Las ventanas exigen espacios interiores que limiten con el exterior. Las ventanas no se ubican en espacios exteriores sino en paramentos limítrofes. Gracias a puertas y ventanas, dos mundos entran en contacto.
Pero existen interiores sin comunicación exterior que no son celdas ni cárceles. La apertura, en esos casos, la brinda la lectura. Gracias a ésta, otros mundos se insertan en el espacio interior. Las páginas del libro son ventanas que dan acceso no tanto al exterior, sino a universos que se hallan más allá de los límites de la estancia, al tiempo que aquéllos pueden traer sus bondades -formas, colores, olores y sonidos- al corazón del espacio. La lectura tiene el poder de suscitar la evocación o aparición de esos mundos en el centro de un espacio cerrado y recoleto.
La lectura invita a la evasión. Sin embargo, ésta se lleva a cabo desde el interior. Gracias a la lectura se vive en dos mundos: el habitual, conocido, visible, tangible, y el mundo que la imaginación recrea. Pero en ningún caso, el lector, recogido, pierde "de vista" dónde ésta -ni quién es. El viaje es interior. la lectura invita al recogimiento. Se lee en silencio -desde la edad media, posiblemente. Proust escribía que la lectura llevaba a parajes conocidos pero olvidados en el interior de uno mismo. El viaje que se emprende es de vuelta: una vuelta sobre uno mismo.  

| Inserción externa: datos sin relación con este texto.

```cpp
template <int NS, int BT, bool BEAM, bool Q5>
__global__ __launch_bounds__(PT, 1) void k_dec_persist(PersistArgs a) {
    constexpr int KC = NS / 128;
    constexpr int H = NS / 64;
    constexpr int NPL = KC <= 4 ? 2 : 1;
    constexpr bool LMF = KC <= 4;
    constexpr bool LMF2 = !LMF && BT > 1;
    constexpr bool XQF = KC <= 6;
    constexpr int NKE = BT == 1 ? 2 : NKP;
    const bool xsh = BEAM && !XQF && a.xshare;
    constexpr int KS_N = split_of(KC, rows_full(NS)), KS_I = split_of(4 * KC, rows_full(NS));
    constexpr int KS_A = split_of(KC, rows_full(3 * NS)), KS_H = split_of(KC, rows_full(4 * NS));
    extern __shared__ __attribute__((aligned(16))) unsigned char smem[];
    __shared__ PShared sh;
    const int B = BT == 1 ? 1 : a.B, G = gridDim.x, wg = blockIdx.x;
    if (wg == a.stall_wg) return;
    const int tid = threadIdx.x, lane = tid & 63, w = tid >> 6;
    const int L = a.L, T = a.T, tctx = a.tctx, nch = a.nch, CL = a.cl;
    const int nsub = (T + 127) >> 7;
    constexpr bool EOP = BT == 1 && XQF && NS <= PX_EOP_NMAX;
    const bool eop = EOP && px_e_early(a.early_ops != 0, H, H * nch, G);
    const int et0 = EOP ? px_e_first_task(eop, wg, H, H * nch, G) : wg;
    constexpr int PUX = BT == 1 ? (NS <= 1024 ? 4 : 8) : 16;
    constexpr int PUH = BT == 1 ? (NS <= 512 ? 4 : NS <= 1024 ? 8 : 16) : 16;
    float *xf = (float *)smem;
    f16 *xs = (f16 *)(smem + (size_t)B * NS * 4);
    unsigned char *scr = smem + (size_t)B * NS * 4 + (size_t)B * NS * 8;
    f16 *vres = (f16 *)(scr + scr_bytes(BT));
    int oX1, oX2, oX3, oQ, oK, oV, oO, oXQ, oOC, oH, oS, oP, oA;
    {
        const XLayout X = persist_layout(NS, H, T);
        oX1 = X.x1; oX2 = X.x2; oX3 = X.x3; oQ = X.q; oK = X.k; oV = X.v; oO = X.o; oXQ = X.xq;
        oOC = X.oc; oH = X.h; oS = X.s; oP = X.p; oA = X.a;
    }
    uint64_t *xg = a.xg;
    uint32_t *abortw = (uint32_t *)(xg + persist_layout(NS, H, T).ctl);
    const float qs = a.qscale;
    auto part = [&](int N, bool even, int &r0, int &r1) {
        int rpw = (N + G - 1) / G;
        if (even) rpw = (rpw + 1) & ~1;
        r0 = wg * rpw < N ? wg * rpw : N;
        r1 = r0 + rpw < N ? r0 + rpw : N;
    };
    int rn0, rn1, ra0, ra1, rh0, rh1, rv0, rv1;
    part(NS, true, rn0, rn1);
    part(3 * NS, true, ra0, ra1);
    part(4 * NS, true, rh0, rh1);
    float *kpbuf = BT > 1 ? (float *)scr : sh.kpart;
    part(a.V, false, rv0, rv1);
    const int rn = rn1 - rn0;
    const int rs0 = rv0 + a.nres < rv1 ? rv0 + a.nres : rv1;
    {
        const uint4 *src = (const uint4 *)((const f16 *)a.te + (int64_t)rv0 * NS);
        uint4 *dst = (uint4 *)vres;
        for (int i = tid; i < (rs0 - rv0) * NS / 8; i += PT) {
            const int j = i / (NS / 8), c = i - j * (NS / 8);
            dst[LMF || LMF2 ? j * (NS / 8) + (c ^ (j & 15)) : i] = src[i];
        }
    }
    constexpr bool LREG2 = BT == 1 && !LMF && !LMF2 && KC <= 6;
    const bool lreg2 = LREG2 && a.vreg && rv1 - rs0 <= 128;
    WSet<LREG2 ? KC : 1, LREG2 ? 8 : 1> SR;
    if constexpr (LREG2) wset_load(SR, wmat(a.te), nullptr, NS, rs0, lreg2 ? rv1 : rs0, w * 4 + (lane >> 4), lane & 15);
    if (tid == 0) sh.abort_ = 0;
    if (tid < EXPFB) sh.expfb[tid] = a.exp_fb[tid];
    const uint32_t fbk = a.exp_fb[EXPFB + 1];
    __syncthreads();
    auto check = [&](bool ok) -> bool {
        if (!ok) sh.abort_ = 1;
        __syncthreads();
        return sh.abort_ != 0;
    };
    auto ptr_u64 = [](uint64_t *base) { return [base](int i) { return base + i; }; };

    auto argmax_gather = [&](int pp) -> bool {
        uint32_t *ga = (uint32_t *)scr;
        const bool ok = gpoll<BT == 1 ? 4 : 16>(B * G * 2, atag(pp, L), ptr_u64(xg + oA), ga, abortw, a.err);
        if (check(ok)) return false;
        for (int b = 0; b < B; ++b) {
            unsigned long long k = 0ull;
            if (tid < G) k = ((unsigned long long)ga[(b * G + tid) * 2] << 32) | ga[(b * G + tid) * 2 + 1];
            k = wave_max_u64(k);
            if (lane == 0) sh.best[w][b] = k;
        }
        __syncthreads();
        if (tid < B) {
            unsigned long long k = sh.best[0][tid];
            for (int i = 1; i < 4; ++i) k = sh.best[i][tid] > k ? sh.best[i][tid] : k;
            sh.tok[tid] = (int32_t)(0xffffffffu - (uint32_t)(k & 0xffffffffull));
        }
        __syncthreads();
        return true;
    };

    auto xk_load = [&](int l, int t, int tid, half8 (&kf)[NKE][4]) {
        const int c = t % nch, bh = t / nch, h = bh % H, b = bh / H;
        const int j0 = c * CL, j1 = j0 + CL < T ? j0 + CL : T;
        const int64_t cb = ((int64_t)l * a.Bt + a.b0 + (a.beam ? 0 : b)) * T * NS + h * 64;
        const f16 *Kb = (const f16 *)a.ck + cb + (tid & 1) * 32;
        const half8 z8 = {};
#pragma unroll
        for (int p = 0; p < NKE; ++p) {
            int key = j0 + 128 * p + (tid >> 1);
            key = key < j1 ? key : j1 - 1;
#pragma unroll
            for (int i = 0; i < 4; ++i)
                kf[p][i] = 128 * p < CL ? sld((const half8 *)(Kb + (int64_t)key * NS + 8 * i)) : z8;
        }
    };
    auto xv_load = [&](int l, int t, int tid, half8 (&vf)[NKE][4]) {
        const int c = t % nch, bh = t / nch, h = bh % H, b = bh / H;
        const int j0 = c * CL, j1 = j0 + CL < T ? j0 + CL : T;
        const int64_t cb = ((int64_t)l * a.Bt + a.b0 + (a.beam ? 0 : b)) * T * NS + h * 64;
        const int doct = tid & 7, jg = tid >> 3;
        const f16 *Vb = (const f16 *)a.cv + cb + doct * 8;
        const half8 z8 = {};
#pragma unroll
        for (int p = 0; p < NKE; ++p)
#pragma unroll
            for (int u = 0; u < 4; ++u) {
                int kv = j0 + 128 * p + jg * 4 + u;
                kv = kv < j1 ? kv : j1 - 1;
                vf[p][u] = 128 * p < CL ? sld((const half8 *)(Vb + (int64_t)kv * NS)) : z8;
            }
    };

    int pos = a.st->pos;
    for (int step = 0; step < a.n_steps; ++step, ++pos) {
        for (int l = 0; l < L; ++l) {
            ConstLayer &P = ((ConstLayer *)a.layers)[l];
            uint16_t *kc = a.kcache + (size_t)l * DEC_ROWS * tctx * NS;
            uint16_t *vc = a.vcache + (size_t)l * DEC_ROWS * tctx * NS;

            {
                PHASE_IDS
                const uint32_t tag = ptag(pos, L, l, 0);
                PSet<NS, BT, KC, 2, KS_A, Q5> S;
                const bool act = ra0 < ra1;
                const bool late_w = !Q5 && l == 0 && pos >= a.feed_len && step > 0;
                if (!late_w) S.load(lmat<Q5>(P.wqkv, P.wqkv5, 3 * NS * NS), P.bqkv, NS, ra0, ra1, slot, l16);
                LnP<NS> lp;
                Ln1P<NS> l1;
                if constexpr (BT == 1) ln1_params<NS>(P.ln1_w, P.ln1_b, l1, tid);
                else ln_params_early<NS>(P.ln1_w, P.ln1_b, lp, lane);
                PREFETCH_ISSUED
                __syncthreads();
                if (l == 0) {
                    const bool fed = pos < a.feed_len;
                    if (fed) {
                        if (tid < B) sh.tok[tid] = a.feed[tid * a.feed_stride + pos];
                        __syncthreads();
                    } else if (step == 0) {
                        if (tid < B) sh.tok[tid] = a.cur_tok[tid];
                        __syncthreads();
                    } else {
                        if (!argmax_gather(pos - 1)) return;
                        S.load(lmat<Q5>(P.wqkv, P.wqkv5, 3 * NS * NS), P.bqkv, NS, ra0, ra1, slot, l16);
                        if (wg == 0 && tid < B && pos - a.feed_len < a.out_stride)
                            a.tokens_out[tid * a.out_stride + (pos - a.feed_len)] = sh.tok[tid];
                    }
                    S.pre(l16);
                    for (int i = tid; i < B * NS / 4; i += PT) {
                        const int b = (i * 4) / NS, e = i * 4 - b * NS;
                        const half4 tv = *(const half4 *)((const f16 *)a.te + (int64_t)sh.tok[b] * NS + e);
                        const float4 pv = *(const float4 *)(a.pe + (int64_t)pos * NS + e);
                        *(float4 *)(xf + b * NS + e) = make_float4((float)tv[0] + pv.x, (float)tv[1] + pv.y,
                                                                   (float)tv[2] + pv.z, (float)tv[3] + pv.w);
                    }
                    if constexpr (BT == 1) {
                        __syncthreads();
                        float xv[Ln1P<NS>::NE];
#pragma unroll
                        for (int u = 0; u < Ln1P<NS>::NE; ++u) xv[u] = xf[tid + PT * u < NS ? tid + PT * u : 0];
                        if (!ln1_vals<NS>(xv, l1, xs, true, sh.redd, sh.redd2, &sh.abort_)) return;
                    }
                } else {
                    if constexpr (BT == 1) {
                        if (!poll_ln1<NS>(xg + oX1, ptag(pos, L, l - 1, 10), l1, xf, xs, abortw, a.err, sh.redd, sh.redd2,
                                          &sh.abort_, [&] { S.pre(l16); }))
                            return;
                    } else {
                        const bool ok = gpoll<PUX>(B * NS, ptag(pos, L, l - 1, 10), ptr_u64(xg + oX1), (uint32_t *)xf, abortw, a.err,
                                                   [&] { S.pre(l16); });
                        if (check(ok)) return;
                    }
                PSTAMP(l * 32 + 16)
                }
                __syncthreads();
                for (int i = tid; i < B * rn; i += PT) {
                    const int b = i / rn, r = i - b * rn;
                    sh.xres[b][r] = xf[b * NS + rn0 + r];
                }
                if constexpr (BT > 1) {
                    ln_rows<NS>(xf, lp, xs, B, w, lane);
                    __syncthreads();
                }
                PSTAMP(l * 32 + 27)
                if (act)
                    S.template dot<BT>(xs, NS, B, ra0, ra1, slot, l16, kpbuf, [&](int row, int b, float v, float eb, bool valid) {
                        const float vn = from_next_row(v), ebn = from_next_row(eb);
                        if (!valid || (q & 1)) return;
                        const int which = row / NS, c = row - which * NS;
                        uint32_t pk;
                        if (which == 0) pk = pack2((v + eb) * qs, (vn + ebn) * qs);
                        else if (which == 1) pk = pack2(v * qs, vn * qs);
                        else pk = pack2(eb + v, ebn + vn);
                        const int64_t gi = (which == 0 ? oQ : which == 1 ? oK : oV) + b * (NS / 2) + c / 2;
                        if (which > 0)
                            st32((uint32_t *)((which == 1 ? kc : vc) + ((int64_t)b * tctx + pos) * NS + c), pk);
                        gput(xg + gi, tag, pk);
                    });
            }

            PSTAMP(l * 32 + 0)
            {
                PHASE_IDS
// ... 1099 lines not shown
```
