template <int NP, bool HOT = false>
__global__ void __launch_bounds__(64, (NP == 40 ? OSOT_WAVES40 : 1)) osot_qp_kernel(const DevQP Q) {
    OSOT_DYNAMIC_LDS(osot_smem);
    constexpr int S = WaveCtx<NP>::S;
    const int lane = threadIdx.x;
    const long long inst = blockIdx.x;
    const int n = Q.n;
    double* base = reinterpret_cast<double*>(osot_smem);
    WaveCtx<NP> w;
    w.c = WaveCtx<NP>::col_of(lane); w.h = WaveCtx<NP>::half_of(lane); w.n = n;
    w.M1 = base; w.M2 = base + WaveCtx<NP>::M1_DOUBLES; w.V = w.M2 + WaveCtx<NP>::ROWS * S;
    w.rlo = base + Q.lds_rows_off;
    w.rup = w.rlo + Q.lds_rows_cap;
    w.rptr = reinterpret_cast<unsigned long long*>(w.rup + Q.lds_rows_cap);
    w.rowstate = reinterpret_cast<int*>(w.rptr + Q.lds_rows_cap);
    w.eqlist = w.rowstate + Q.lds_rows_cap;
    w.safe_row = reinterpret_cast<unsigned long long>(Q.x + inst * n);
    w.rsrc = reinterpret_cast<signed char*>(w.eqlist + Q.lds_rows_cap);
    const int c = w.c, h = w.h;
    const bool valid = c < n;
    for (int e = lane; e < WaveCtx<NP>::LDS_DOUBLES; e += 64) base[e] = 0.0;
    wave_sync();
    constexpr int HV = WaveCtx<NP>::HV;
    double Hc[NP / HV];
    if constexpr (NP == 32) {
        const int ta = lane & 15, tq = lane >> 4;
#pragma unroll
        for (int t = 0; t < 16; ++t) {
            const int i = 16 * (t >> 3) + tq + 4 * (t & 3), cc = 16 * ((t >> 2) & 1) + ta;
            Hc[t] = (i < n && cc < n) ? Q.H[(inst * n + i) * n + cc] + ((i == cc) ? Q.eps_abs : 0.0)
                                      : ((i == cc) ? 1.0 : 0.0);
        }
    } else if constexpr (kWideTiles) {
        constexpr int T = wide_tiles(NP);
        const int ta = lane & 15, tq = lane >> 4;
#pragma unroll
        for (int I = 0; I < T; ++I)
#pragma unroll
            for (int C2 = I; C2 < T; ++C2)
#pragma unroll
                for (int r = 0; r < 4; ++r) {
                    const int i = 16 * I + tq + 4 * r, cc = 16 * C2 + ta;
                    Hc[4 * tile_u<T>(I, C2) + r] = (i < n && cc < n) ? Q.H[(inst * n + i) * n + cc] + ((i == cc) ? Q.eps_abs : 0.0)
                                                                      : ((i == cc) ? 1.0 : 0.0);
                }
    } else {
#pragma unroll
        for (int ii = 0; ii < NP / HV; ++ii) {
            const int i = HV * ii + h;
            Hc[ii] = (valid && i < n) ? Q.H[(inst * n + i) * n + c] + ((i == c) ? Q.eps_abs : 0.0)
                                      : ((i == c) ? 1.0 : 0.0);
        }
    }
    wave_sync();
    const double g = valid ? Q.g[inst * n + c] : 0.0;
    const bool has_box = Q.l != nullptr;
    double lb = (has_box && valid) ? Q.l[inst * n + c] : -INFINITY;
    double ub = (has_box && valid) ? Q.u[inst * n + c] : INFINITY;
    for (int r = lane; r < Q.nc; r += 64) {
        w.rlo[r] = clamp_inf(Q.lA[inst * Q.nc + r]);
        w.rup[r] = clamp_inf(Q.uA[inst * Q.nc + r]);
        w.rptr[r] = reinterpret_cast<unsigned long long>(Q.A + (inst * Q.nc + r) * n);
        w.rsrc[r] = -1;
    }
    wave_sync();
    double x = 0.0, slack = 0.0;
    int iters = 0;
    int st;
    int* hotk = (HOT && Q.hot) ? Q.hot + inst * WaveCtx<NP>::LW : nullptr;
    const int hotcode = hotk ? hotk[c] : -1;
    if (NP > 32) {
        OSOT_ALWAYS_INLINE_CALL st = gi_solve<NP, false>(w, Q.nc, g, false, 0.0, Hc, has_box, lb, ub, Q.max_iter, false, 0.0, x, iters, nullptr, slack,
                                                         false, 0.0, hotcode, hotk);
    } else {
        st = gi_solve<NP, false>(w, Q.nc, g, false, 0.0, Hc, has_box, lb, ub, Q.max_iter, false, 0.0, x, iters, nullptr, slack,
                                 false, 0.0, hotcode, hotk);
    }
    if (valid && h == 0) Q.x[inst * n + c] = (st == QP_SOLVED) ? x : 0.0;
    if (lane == 0) {
        Q.status[inst] = st;
        if (Q.iterations) Q.iterations[inst] = iters;
    }
}

struct DevTaskS {
    int level, kind, rows, off, prow, body, dense, gains;
    double weight, lambda, ogain, lambda2, sublam;
    unsigned long long mask;
};
struct DevBoundS { int kind; double scaling, dT; };
struct DevRowBlockS {
    int kind, rows, off, stored_off, first_col, body, ncand;
    double d_threshold, detection_threshold, bound_scaling, dT, p, mu, lambda, ogain;
    double err_lb[OSOT_MAX_BAND_ROWS], err_ub[OSOT_MAX_BAND_ROWS];
};
struct DevUpdatePlan {
    int n, L, nc, nc_stored;
    int m[OSOT_KMAX_LEVELS], ma[OSOT_KMAX_LEVELS];
    int dense_level[OSOT_KMAX_LEVELS];
    int any_dense;
    int total_rows;
    unsigned char row_task[OSOT_KMAX_FLAT_ROWS];
    short row_in_task[OSOT_KMAX_FLAT_ROWS];
    int ntasks;
    DevTaskS task[OSOT_KMAX_FLAT_TASKS];
    int nbounds;
    DevBoundS bound[OSOT_KMAX_BOUNDS];
    int nrowblocks;
    DevRowBlockS rowblock[OSOT_KMAX_ROWBLOCKS];
};
struct DevPtr4 { const double *p0, *p1, *p2, *W; };
struct DevPtr3 { const double *p0, *p1, *p2; };
struct DevUpdate {
    int B;
    const DevUpdatePlan* plan;
    DevPtr4 task[OSOT_KMAX_FLAT_TASKS];
    DevPtr3 bound[OSOT_KMAX_BOUNDS];
    DevPtr3 rows[OSOT_KMAX_ROWBLOCKS];
    double* b[OSOT_KMAX_LEVELS];
    double* w[OSOT_KMAX_LEVELS];
    double* WA[OSOT_KMAX_LEVELS];
    double* Wb[OSOT_KMAX_LEVELS];
    const double* A[OSOT_KMAX_LEVELS];
    double* C;
    double* lo;
    double* up;
    double* l;
    double* u;
    double* b_reg;
};
static_assert(sizeof(DevUpdate) <= 4096, "kernel arguments are limited to 4 KB");
static_assert(sizeof(DevUpdate) % 16 == 0 && sizeof(DevUpdatePlan) % 16 == 0, "staged into LDS in 16-byte pieces");
constexpr int kUpdateLdsBytes = (int)sizeof(DevUpdate) + (int)sizeof(DevUpdatePlan) + 256 * 8 + 258 * 4 + 8;

__device__ inline void rot_to_quat(const double* R, double* q) {
    double t = R[0] + R[4] + R[8];
    if (t > 0.0) {
        t = sqrt(t + 1.0);
        q[3] = 0.5 * t;
        t = 0.5 / t;
        q[0] = (R[7] - R[5]) * t;
        q[1] = (R[2] - R[6]) * t;
        q[2] = (R[3] - R[1]) * t;
    } else {
        int i = 0;
        if (R[4] > R[0]) i = 1;
        if (R[8] > ((i == 1) ? R[4] : R[0])) i = 2;
        if (i == 0) {
            t = sqrt(R[0] - R[4] - R[8] + 1.0);
            q[0] = 0.5 * t;
            t = 0.5 / t;
            q[3] = (R[7] - R[5]) * t;
            q[1] = (R[3] + R[1]) * t;
            q[2] = (R[6] + R[2]) * t;
        } else if (i == 1) {
            t = sqrt(R[4] - R[8] - R[0] + 1.0);
            q[1] = 0.5 * t;
            t = 0.5 / t;
            q[3] = (R[2] - R[6]) * t;
            q[2] = (R[7] + R[5]) * t;
            q[0] = (R[1] + R[3]) * t;
        } else {
            t = sqrt(R[8] - R[0] - R[4] + 1.0);
            q[2] = 0.5 * t;
            t = 0.5 / t;
            q[3] = (R[3] - R[1]) * t;
            q[0] = (R[2] + R[6]) * t;
            q[1] = (R[5] + R[7]) * t;
        }
    }
}

__device__ inline void cartesian_b(const double* Ta, const double* Td, const double* twist,
                                   double lambda, double ogain, double* b6, bool body = false) {
    double q[4], qd[4];
    rot_to_quat(Ta, q);
    rot_to_quat(Td, qd);
    const double dot = q[0] * qd[0] + q[1] * qd[1] + q[2] * qd[2] + q[3] * qd[3];
    const double sg = (dot < 0.0) ? -1.0 : 1.0;
    const double qx = sg * q[0], qy = sg * q[1], qz = sg * q[2], qw = sg * q[3];
    double eo[3];
    eo[0] = qd[3] * qx - qw * qd[0] + (-qd[2] * qy + qd[1] * qz);
    eo[1] = qd[3] * qy - qw * qd[1] + (qd[2] * qx - qd[0] * qz);
    eo[2] = qd[3] * qz - qw * qd[2] + (-qd[1] * qx + qd[0] * qy);
    for (int i = 0; i < 3; ++i) {
        const double tw_p = twist ? twist[i] : 0.0, tw_o = twist ? twist[3 + i] : 0.0;
        b6[i] = tw_p + lambda * (Td[9 + i] - Ta[9 + i]);
        b6[3 + i] = tw_o + lambda * (-ogain * eo[i]);
    }
    if (body) {
        double r6[6];
        for (int i = 0; i < 3; ++i) {
            r6[i] = Ta[i] * b6[0] + Ta[3 + i] * b6[1] + Ta[6 + i] * b6[2];
            r6[3 + i] = Ta[i] * b6[3] + Ta[3 + i] * b6[4] + Ta[6 + i] * b6[5];
        }
        for (int i = 0; i < 6; ++i) b6[i] = r6[i];
    }
}
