struct WgradArgs {
  const void* A;
  long long lda;
  const bf16_t* B;
  long long ldb;
  int M, N, K;
  float* dW;
  long long ldw;
  float* dbias;
  int n_out;
  const int* m_dev = nullptr;
  const float* b_gamma = nullptr;
  const float* b_beta = nullptr;
};
int launch_wgrad(const WgradArgs& a, int a_f32, hipStream_t s);
struct WgradTile {
  WgradArgs p;
  int tiles_k;
  int tile;
  int c_begin = 0, c_end = 0;
};
int launch_wgrad_table(const WgradTile* dev_table, int n_tiles, hipStream_t s, int tile_size = 128, int M_rt = 0, int b_affine = 1);
bool wgrad_table_tile256_ok(const WgradArgs& a);
int launch_wgrad_split_table(const WgradTile* dev_table, int n_entries, hipStream_t s);
#ifdef __cplusplus
#include <vector>
int wgrad_table_append(std::vector<WgradTile>& tab, const WgradArgs& a, int tile_size = 128);
int wgrad_table_append_split(std::vector<WgradTile>& tab, const WgradArgs& a, int n_splits);
#endif

#define SGEMM_BATCH_MAX 6
struct SgemmProb {
  const float *A, *B, *bias;
  float* C;
  long long ars, acs, brs, bcs, ldc;
  int M, N, K, accumulate, ksplit, tx, ty, tz, wg0;
  float alpha;
};
struct SgemmBatch {
  int n = 0;
  SgemmProb p[SGEMM_BATCH_MAX];
};
int sgemm_batch_add(SgemmBatch& b, const float* A, long long ars, long long acs, const float* B, long long brs, long long bcs,
                    float* C, long long ldc, int M, int N, int K, const float* bias, float alpha, int accumulate);
int launch_sgemm_batch(const SgemmBatch& b, hipStream_t s);
int launch_sgemm(const float* A, long long ars, long long acs, const float* B, long long brs, long long bcs,
                 float* C, long long ldc, int M, int N, int K, const float* bias, float alpha, int accumulate,
                 hipStream_t s);

int launch_layernorm_fwd(const float* x, long long ldx, const float* gamma, const float* beta, bf16_t* y16,
                         long long ld16, float* y32, long long ld32, float* mean, float* rstd, int M, int C,
                         hipStream_t s);
int launch_layernorm_bwd(const void* dy, int dy_f32, long long lddy, const float* x, long long ldx, int x_is_xhat,
                         const float* mean, const float* rstd, const float* gamma, const float* dres,
                         float* dx, bf16_t* dx16, float* dgamma, float* dbeta, float* partial, int M, int C, hipStream_t s);
int launch_layernorm_bwd_deferred(const void* dy, int dy_f32, long long lddy, const float* x, long long ldx, int x_is_xhat,
                                  const float* mean, const float* rstd, const float* gamma, const float* dres, float* dx,
                                  bf16_t* dx16, float* partial, int* nblk_out, int M, int C, hipStream_t s);
#define COATI_LN_MAX_SLOTS 72
struct LnFinishBatch {
  int n;
  long long dg_off[COATI_LN_MAX_SLOTS];
  long long db_off[COATI_LN_MAX_SLOTS];
  int nblk[COATI_LN_MAX_SLOTS];
};
int launch_ln_finish_batched(const float* partial, long long slot_stride, int nblk, float* grad_base, const LnFinishBatch& b,
                             int C, hipStream_t s);
#define COATI_LN_PARTIAL_ROWS 2048

int launch_attn_fwd(const bf16_t* qkv, bf16_t* y, float* lse, int B, int T, int n_head, int head_size, hipStream_t s,
                    const int* seq_off = nullptr, const int* seq_ord = nullptr);
int launch_attn_bwd(const bf16_t* qkv, const bf16_t* y, const bf16_t* dy, const float* lse, float* dscratch, bf16_t* dqkv,
                    const float* cos, const float* sin, int B, int T, int n_head, int head_size, hipStream_t s,
                    const int* seq_off = nullptr, const int* seq_ord = nullptr);
int launch_attn16_fwd(const bf16_t* qkv, bf16_t* y, float* lse, int B, int T, int n_head, hipStream_t s, const int* seq_off, const int* seq_ord = nullptr);
int launch_attn16_bwd(const bf16_t* qkv, const bf16_t* y, const bf16_t* dy, const float* lse, bf16_t* dqkv, const float* cos_t,
                      const float* sin_t, int B, int T, int n_head, hipStream_t s, const int* seq_off, const int* seq_ord = nullptr);

#ifdef COATI_EXPERIMENTAL
struct AttnBlockArgs {
  const float* x;
  float* xmid;
  const float* ln_g;
  const float* ln_b;
  float* mean;
  float* rstd;
  bf16_t* a1;
  const bf16_t* Wqkv;
  const float* bqkv;
  const bf16_t* Wproj;
  const float* bproj;
  bf16_t* qkv;
  bf16_t* y;
  float* lse;
  const float* cos_t;
  const float* sin_t;
  const int* row_src;
  const int* grp;
  int Tl, M;
};
bool attn_block_fwd_supported(int B, int T, int C, int n_head);
int launch_attn_groups(const int* seq_off, int B, int T, int* grp, hipStream_t s);
int launch_attn_block_fwd(const AttnBlockArgs& a, hipStream_t s);
int launch_ab_probe_swap(unsigned* out, hipStream_t s);
#endif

Madame Bovary, sin embargo, empedernida lectura de novelas rosas que le permitían vivir pasiones y en lugares apasionantes a los que nunca tendría acceso, leía  para olvidar donde se encontraba y qué lugar ocupaba. En ningún caso, pretendía sentirse segura en un interior desde el cual oteaba, incluso exploraba otros mundos, sabiendo que siempre podría regresar a buen puerto.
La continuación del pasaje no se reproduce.